_Task directions_
Could you copy every line in the listing below that has the word "BagParams"?

Start of Data to examine

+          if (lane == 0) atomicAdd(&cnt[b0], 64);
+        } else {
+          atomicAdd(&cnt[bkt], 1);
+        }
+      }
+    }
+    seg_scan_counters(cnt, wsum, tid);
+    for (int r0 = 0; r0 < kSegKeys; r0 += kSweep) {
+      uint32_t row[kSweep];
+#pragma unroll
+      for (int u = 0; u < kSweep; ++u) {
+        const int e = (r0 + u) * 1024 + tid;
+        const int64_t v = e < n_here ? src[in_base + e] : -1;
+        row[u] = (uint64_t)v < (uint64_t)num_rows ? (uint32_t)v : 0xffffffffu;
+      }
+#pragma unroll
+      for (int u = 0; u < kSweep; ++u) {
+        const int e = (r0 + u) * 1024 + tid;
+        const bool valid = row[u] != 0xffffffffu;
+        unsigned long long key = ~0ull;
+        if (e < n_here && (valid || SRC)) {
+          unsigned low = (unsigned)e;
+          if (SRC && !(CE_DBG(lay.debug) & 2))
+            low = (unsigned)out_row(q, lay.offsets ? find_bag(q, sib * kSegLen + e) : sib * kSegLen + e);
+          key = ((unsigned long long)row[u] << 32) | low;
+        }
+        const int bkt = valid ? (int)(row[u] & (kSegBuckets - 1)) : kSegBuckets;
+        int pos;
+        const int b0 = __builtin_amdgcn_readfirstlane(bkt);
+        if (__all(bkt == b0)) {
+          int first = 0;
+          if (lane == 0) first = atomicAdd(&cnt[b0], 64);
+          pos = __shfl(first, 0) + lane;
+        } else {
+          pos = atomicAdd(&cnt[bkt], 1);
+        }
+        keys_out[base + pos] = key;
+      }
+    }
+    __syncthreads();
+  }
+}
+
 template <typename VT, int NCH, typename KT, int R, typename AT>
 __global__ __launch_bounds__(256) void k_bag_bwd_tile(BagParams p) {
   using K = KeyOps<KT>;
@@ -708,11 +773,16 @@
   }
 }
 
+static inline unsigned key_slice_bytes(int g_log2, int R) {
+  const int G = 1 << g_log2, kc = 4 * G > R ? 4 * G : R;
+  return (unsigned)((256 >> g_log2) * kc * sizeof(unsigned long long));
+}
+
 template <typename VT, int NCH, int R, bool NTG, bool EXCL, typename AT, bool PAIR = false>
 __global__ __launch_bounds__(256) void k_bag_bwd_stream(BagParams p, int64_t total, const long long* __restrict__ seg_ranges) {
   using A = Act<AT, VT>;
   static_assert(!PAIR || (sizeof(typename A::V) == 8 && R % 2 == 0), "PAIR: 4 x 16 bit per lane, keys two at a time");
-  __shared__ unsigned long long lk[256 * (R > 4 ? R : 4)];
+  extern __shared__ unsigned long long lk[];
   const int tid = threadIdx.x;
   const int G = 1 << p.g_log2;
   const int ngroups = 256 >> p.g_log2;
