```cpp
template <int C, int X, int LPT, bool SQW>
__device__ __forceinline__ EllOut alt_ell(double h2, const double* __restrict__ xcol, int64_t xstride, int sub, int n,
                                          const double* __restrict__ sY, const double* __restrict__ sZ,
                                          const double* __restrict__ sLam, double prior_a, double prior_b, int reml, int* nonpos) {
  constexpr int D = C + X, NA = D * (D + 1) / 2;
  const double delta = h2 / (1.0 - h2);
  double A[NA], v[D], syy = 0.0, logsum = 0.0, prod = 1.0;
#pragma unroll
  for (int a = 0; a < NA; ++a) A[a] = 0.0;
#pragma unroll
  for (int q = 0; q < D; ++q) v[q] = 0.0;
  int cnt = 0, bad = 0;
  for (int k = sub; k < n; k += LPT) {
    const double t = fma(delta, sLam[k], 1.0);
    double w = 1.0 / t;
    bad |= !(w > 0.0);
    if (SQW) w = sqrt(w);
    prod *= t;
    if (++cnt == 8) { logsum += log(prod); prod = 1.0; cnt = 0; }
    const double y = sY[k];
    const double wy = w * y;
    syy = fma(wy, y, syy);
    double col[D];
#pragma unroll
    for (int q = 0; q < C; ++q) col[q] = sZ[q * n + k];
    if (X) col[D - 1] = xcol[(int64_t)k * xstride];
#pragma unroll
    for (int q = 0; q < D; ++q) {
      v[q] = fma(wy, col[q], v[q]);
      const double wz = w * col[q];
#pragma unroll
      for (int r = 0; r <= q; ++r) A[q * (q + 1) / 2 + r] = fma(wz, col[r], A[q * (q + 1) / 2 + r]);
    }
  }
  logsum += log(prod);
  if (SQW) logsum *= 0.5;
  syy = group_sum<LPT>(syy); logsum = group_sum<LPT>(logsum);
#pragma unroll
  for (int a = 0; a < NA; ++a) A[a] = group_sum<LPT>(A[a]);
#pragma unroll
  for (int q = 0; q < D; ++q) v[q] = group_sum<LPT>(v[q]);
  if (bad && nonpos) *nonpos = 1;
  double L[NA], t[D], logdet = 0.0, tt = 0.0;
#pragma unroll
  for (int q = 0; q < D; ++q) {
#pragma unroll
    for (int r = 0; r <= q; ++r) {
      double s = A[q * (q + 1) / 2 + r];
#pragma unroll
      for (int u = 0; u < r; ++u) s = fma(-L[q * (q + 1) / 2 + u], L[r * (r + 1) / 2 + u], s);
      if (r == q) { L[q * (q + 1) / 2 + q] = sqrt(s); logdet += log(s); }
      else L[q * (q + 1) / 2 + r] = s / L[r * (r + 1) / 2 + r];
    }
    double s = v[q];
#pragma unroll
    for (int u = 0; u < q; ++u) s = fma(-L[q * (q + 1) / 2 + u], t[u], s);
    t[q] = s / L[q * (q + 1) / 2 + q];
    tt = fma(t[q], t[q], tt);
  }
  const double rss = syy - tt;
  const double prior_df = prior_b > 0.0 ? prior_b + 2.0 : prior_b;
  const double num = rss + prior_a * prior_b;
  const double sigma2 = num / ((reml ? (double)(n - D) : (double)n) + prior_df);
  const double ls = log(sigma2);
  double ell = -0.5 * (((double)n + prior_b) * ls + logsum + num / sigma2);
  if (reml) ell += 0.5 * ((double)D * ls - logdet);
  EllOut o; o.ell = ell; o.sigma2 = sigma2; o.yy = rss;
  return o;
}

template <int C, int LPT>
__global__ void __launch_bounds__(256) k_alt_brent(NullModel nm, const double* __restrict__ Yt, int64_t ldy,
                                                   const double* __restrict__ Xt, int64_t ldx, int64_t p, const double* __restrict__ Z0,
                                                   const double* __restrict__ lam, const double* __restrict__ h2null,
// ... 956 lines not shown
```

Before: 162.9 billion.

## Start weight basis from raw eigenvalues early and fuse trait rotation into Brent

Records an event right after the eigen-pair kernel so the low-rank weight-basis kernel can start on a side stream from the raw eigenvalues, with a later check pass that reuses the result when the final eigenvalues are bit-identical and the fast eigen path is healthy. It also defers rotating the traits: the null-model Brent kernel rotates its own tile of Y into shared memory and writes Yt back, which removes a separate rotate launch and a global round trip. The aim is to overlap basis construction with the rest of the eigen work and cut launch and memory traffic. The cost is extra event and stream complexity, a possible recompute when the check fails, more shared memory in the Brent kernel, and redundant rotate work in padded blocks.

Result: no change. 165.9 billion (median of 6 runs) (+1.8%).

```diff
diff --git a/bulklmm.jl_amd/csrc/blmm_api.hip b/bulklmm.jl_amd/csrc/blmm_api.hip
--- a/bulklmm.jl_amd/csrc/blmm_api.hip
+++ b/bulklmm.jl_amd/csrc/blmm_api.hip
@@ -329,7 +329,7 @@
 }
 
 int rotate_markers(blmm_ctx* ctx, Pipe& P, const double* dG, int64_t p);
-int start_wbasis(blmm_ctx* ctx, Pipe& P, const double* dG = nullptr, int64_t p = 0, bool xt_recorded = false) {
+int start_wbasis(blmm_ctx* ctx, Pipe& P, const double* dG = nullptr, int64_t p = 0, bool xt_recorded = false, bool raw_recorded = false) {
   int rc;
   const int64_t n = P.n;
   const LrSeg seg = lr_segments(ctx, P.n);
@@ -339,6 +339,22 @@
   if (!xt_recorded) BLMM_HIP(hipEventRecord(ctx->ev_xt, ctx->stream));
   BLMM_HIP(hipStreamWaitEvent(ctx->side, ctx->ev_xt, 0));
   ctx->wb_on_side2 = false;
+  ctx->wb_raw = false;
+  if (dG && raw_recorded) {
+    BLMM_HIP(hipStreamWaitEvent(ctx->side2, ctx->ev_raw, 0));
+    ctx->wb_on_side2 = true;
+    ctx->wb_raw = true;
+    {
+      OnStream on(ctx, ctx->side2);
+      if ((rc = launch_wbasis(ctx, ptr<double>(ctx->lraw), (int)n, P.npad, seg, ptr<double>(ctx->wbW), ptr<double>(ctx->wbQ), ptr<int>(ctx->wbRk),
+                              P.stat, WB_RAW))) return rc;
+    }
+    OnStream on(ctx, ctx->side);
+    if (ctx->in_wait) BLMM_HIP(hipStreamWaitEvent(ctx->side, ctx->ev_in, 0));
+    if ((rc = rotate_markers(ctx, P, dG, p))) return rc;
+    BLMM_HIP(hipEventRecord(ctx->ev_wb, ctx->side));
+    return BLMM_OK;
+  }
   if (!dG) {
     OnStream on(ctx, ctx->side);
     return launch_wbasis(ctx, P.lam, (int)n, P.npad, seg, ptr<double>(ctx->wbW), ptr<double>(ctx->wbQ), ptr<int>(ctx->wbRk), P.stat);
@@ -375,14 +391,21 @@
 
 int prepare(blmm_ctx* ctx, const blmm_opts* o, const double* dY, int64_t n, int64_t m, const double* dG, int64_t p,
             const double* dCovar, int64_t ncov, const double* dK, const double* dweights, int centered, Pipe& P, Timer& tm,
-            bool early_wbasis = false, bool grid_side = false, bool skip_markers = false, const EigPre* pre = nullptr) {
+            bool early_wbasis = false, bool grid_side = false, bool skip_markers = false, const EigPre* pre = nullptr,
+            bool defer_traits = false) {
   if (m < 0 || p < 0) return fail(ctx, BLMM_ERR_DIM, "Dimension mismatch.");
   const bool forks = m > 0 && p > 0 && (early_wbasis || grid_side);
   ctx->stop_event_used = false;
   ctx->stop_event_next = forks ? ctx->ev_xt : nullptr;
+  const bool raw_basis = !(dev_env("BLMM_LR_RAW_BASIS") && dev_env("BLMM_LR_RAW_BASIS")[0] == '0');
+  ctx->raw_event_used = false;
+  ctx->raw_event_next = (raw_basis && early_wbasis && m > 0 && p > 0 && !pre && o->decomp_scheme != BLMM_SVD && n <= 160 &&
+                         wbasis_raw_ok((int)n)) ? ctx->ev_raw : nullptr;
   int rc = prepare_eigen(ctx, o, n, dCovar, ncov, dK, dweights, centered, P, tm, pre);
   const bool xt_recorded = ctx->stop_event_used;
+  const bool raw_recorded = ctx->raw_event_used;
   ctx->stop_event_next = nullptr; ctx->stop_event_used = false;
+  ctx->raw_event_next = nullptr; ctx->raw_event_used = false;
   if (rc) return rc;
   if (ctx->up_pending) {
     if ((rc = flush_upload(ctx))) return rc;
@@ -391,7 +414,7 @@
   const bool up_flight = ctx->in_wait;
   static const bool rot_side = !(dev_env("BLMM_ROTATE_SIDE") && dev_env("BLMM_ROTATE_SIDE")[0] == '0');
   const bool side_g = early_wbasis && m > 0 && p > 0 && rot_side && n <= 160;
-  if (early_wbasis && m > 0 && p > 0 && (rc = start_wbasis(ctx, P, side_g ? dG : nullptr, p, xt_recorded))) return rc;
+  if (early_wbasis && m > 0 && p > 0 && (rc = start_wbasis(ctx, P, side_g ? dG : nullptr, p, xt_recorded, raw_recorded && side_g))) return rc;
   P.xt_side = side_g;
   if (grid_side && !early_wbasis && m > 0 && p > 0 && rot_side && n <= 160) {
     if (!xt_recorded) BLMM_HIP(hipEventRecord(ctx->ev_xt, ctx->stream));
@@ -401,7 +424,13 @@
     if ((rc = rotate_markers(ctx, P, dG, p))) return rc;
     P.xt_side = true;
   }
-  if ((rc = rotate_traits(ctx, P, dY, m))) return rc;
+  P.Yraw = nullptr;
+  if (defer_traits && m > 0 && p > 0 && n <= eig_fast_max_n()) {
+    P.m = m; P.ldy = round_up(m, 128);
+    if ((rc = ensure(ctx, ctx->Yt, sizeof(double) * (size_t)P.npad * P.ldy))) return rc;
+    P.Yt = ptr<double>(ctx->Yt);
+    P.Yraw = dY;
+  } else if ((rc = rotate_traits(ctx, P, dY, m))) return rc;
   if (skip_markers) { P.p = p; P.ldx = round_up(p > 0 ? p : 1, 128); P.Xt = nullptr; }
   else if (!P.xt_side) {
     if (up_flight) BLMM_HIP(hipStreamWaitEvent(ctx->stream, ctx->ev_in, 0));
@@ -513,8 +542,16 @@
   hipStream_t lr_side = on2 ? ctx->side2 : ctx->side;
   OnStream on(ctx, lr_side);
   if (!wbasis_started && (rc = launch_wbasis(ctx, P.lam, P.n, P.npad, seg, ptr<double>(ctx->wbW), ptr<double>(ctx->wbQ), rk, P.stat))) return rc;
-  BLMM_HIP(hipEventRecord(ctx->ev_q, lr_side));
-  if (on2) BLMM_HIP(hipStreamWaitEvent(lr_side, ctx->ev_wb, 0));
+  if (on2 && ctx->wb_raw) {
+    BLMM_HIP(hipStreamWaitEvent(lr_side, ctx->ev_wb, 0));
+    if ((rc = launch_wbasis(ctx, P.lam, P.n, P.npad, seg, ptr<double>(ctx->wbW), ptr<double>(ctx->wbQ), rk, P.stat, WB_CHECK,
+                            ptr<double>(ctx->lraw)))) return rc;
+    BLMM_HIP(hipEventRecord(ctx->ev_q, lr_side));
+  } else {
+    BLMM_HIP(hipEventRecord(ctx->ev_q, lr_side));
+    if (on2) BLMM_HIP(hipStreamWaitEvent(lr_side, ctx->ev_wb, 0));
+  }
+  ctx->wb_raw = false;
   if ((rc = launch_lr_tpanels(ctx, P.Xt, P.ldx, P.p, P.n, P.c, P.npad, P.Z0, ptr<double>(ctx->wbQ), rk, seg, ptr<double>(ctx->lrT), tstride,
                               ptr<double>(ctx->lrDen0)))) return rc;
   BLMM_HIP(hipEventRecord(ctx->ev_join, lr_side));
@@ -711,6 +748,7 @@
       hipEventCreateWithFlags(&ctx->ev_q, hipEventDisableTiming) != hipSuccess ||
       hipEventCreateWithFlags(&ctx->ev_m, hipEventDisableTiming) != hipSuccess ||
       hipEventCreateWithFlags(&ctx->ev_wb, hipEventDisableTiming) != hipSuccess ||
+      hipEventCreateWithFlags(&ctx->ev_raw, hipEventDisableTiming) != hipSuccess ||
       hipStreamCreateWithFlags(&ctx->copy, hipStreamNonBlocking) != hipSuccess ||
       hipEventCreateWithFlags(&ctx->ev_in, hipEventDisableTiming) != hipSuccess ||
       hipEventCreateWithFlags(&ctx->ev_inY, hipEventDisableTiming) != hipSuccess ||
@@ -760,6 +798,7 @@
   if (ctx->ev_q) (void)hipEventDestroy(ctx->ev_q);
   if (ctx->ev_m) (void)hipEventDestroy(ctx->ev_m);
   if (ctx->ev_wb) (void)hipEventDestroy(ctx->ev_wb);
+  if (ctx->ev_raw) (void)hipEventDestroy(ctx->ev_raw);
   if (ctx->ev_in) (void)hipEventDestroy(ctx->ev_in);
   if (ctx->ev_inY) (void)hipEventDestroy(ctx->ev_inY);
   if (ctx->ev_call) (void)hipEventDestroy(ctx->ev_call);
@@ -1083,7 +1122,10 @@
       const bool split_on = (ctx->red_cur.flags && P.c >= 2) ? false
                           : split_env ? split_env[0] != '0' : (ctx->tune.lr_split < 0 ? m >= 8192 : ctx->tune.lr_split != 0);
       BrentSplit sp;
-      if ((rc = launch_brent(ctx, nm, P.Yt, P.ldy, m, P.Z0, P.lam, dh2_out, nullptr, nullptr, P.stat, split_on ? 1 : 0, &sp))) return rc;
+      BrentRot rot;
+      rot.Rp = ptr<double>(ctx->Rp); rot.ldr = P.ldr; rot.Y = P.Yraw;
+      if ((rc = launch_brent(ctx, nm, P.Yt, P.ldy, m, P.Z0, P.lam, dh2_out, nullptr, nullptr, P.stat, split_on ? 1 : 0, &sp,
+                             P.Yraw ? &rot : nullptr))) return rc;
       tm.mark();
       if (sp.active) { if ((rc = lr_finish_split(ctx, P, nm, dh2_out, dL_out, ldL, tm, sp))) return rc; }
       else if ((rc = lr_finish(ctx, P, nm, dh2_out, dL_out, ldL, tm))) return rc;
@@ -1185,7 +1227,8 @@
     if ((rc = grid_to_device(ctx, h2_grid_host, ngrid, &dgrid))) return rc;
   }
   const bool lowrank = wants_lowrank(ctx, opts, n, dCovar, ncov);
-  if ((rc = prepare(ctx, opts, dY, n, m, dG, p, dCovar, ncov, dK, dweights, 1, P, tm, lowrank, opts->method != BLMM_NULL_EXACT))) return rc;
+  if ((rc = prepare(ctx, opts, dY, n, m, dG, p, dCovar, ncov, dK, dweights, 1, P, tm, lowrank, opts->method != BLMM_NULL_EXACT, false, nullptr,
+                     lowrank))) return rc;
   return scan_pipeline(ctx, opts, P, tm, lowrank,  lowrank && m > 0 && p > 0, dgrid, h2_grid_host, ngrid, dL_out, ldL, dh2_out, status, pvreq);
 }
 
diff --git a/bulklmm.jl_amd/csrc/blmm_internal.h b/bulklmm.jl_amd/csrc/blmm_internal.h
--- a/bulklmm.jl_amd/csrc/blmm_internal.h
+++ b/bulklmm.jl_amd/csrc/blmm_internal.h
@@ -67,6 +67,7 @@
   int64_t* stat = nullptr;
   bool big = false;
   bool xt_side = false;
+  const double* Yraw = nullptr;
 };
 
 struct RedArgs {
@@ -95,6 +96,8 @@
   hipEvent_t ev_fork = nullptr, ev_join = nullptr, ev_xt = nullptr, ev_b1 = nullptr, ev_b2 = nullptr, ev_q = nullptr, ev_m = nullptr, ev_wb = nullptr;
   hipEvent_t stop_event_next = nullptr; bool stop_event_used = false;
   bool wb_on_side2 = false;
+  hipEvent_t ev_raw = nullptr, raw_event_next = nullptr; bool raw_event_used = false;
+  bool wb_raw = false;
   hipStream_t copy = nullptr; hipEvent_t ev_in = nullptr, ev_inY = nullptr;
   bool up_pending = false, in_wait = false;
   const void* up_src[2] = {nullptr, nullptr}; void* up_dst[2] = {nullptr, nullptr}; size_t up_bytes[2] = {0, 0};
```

End of Data to examine

_Solution to this problem_
 __global__ __launch_bounds__(256) void k_bag_bwd_tile(BagParams p) {
 __global__ __launch_bounds__(256) void k_bag_bwd_stream(BagParams p, int64_t total, const long long* __restrict__ seg_ranges) {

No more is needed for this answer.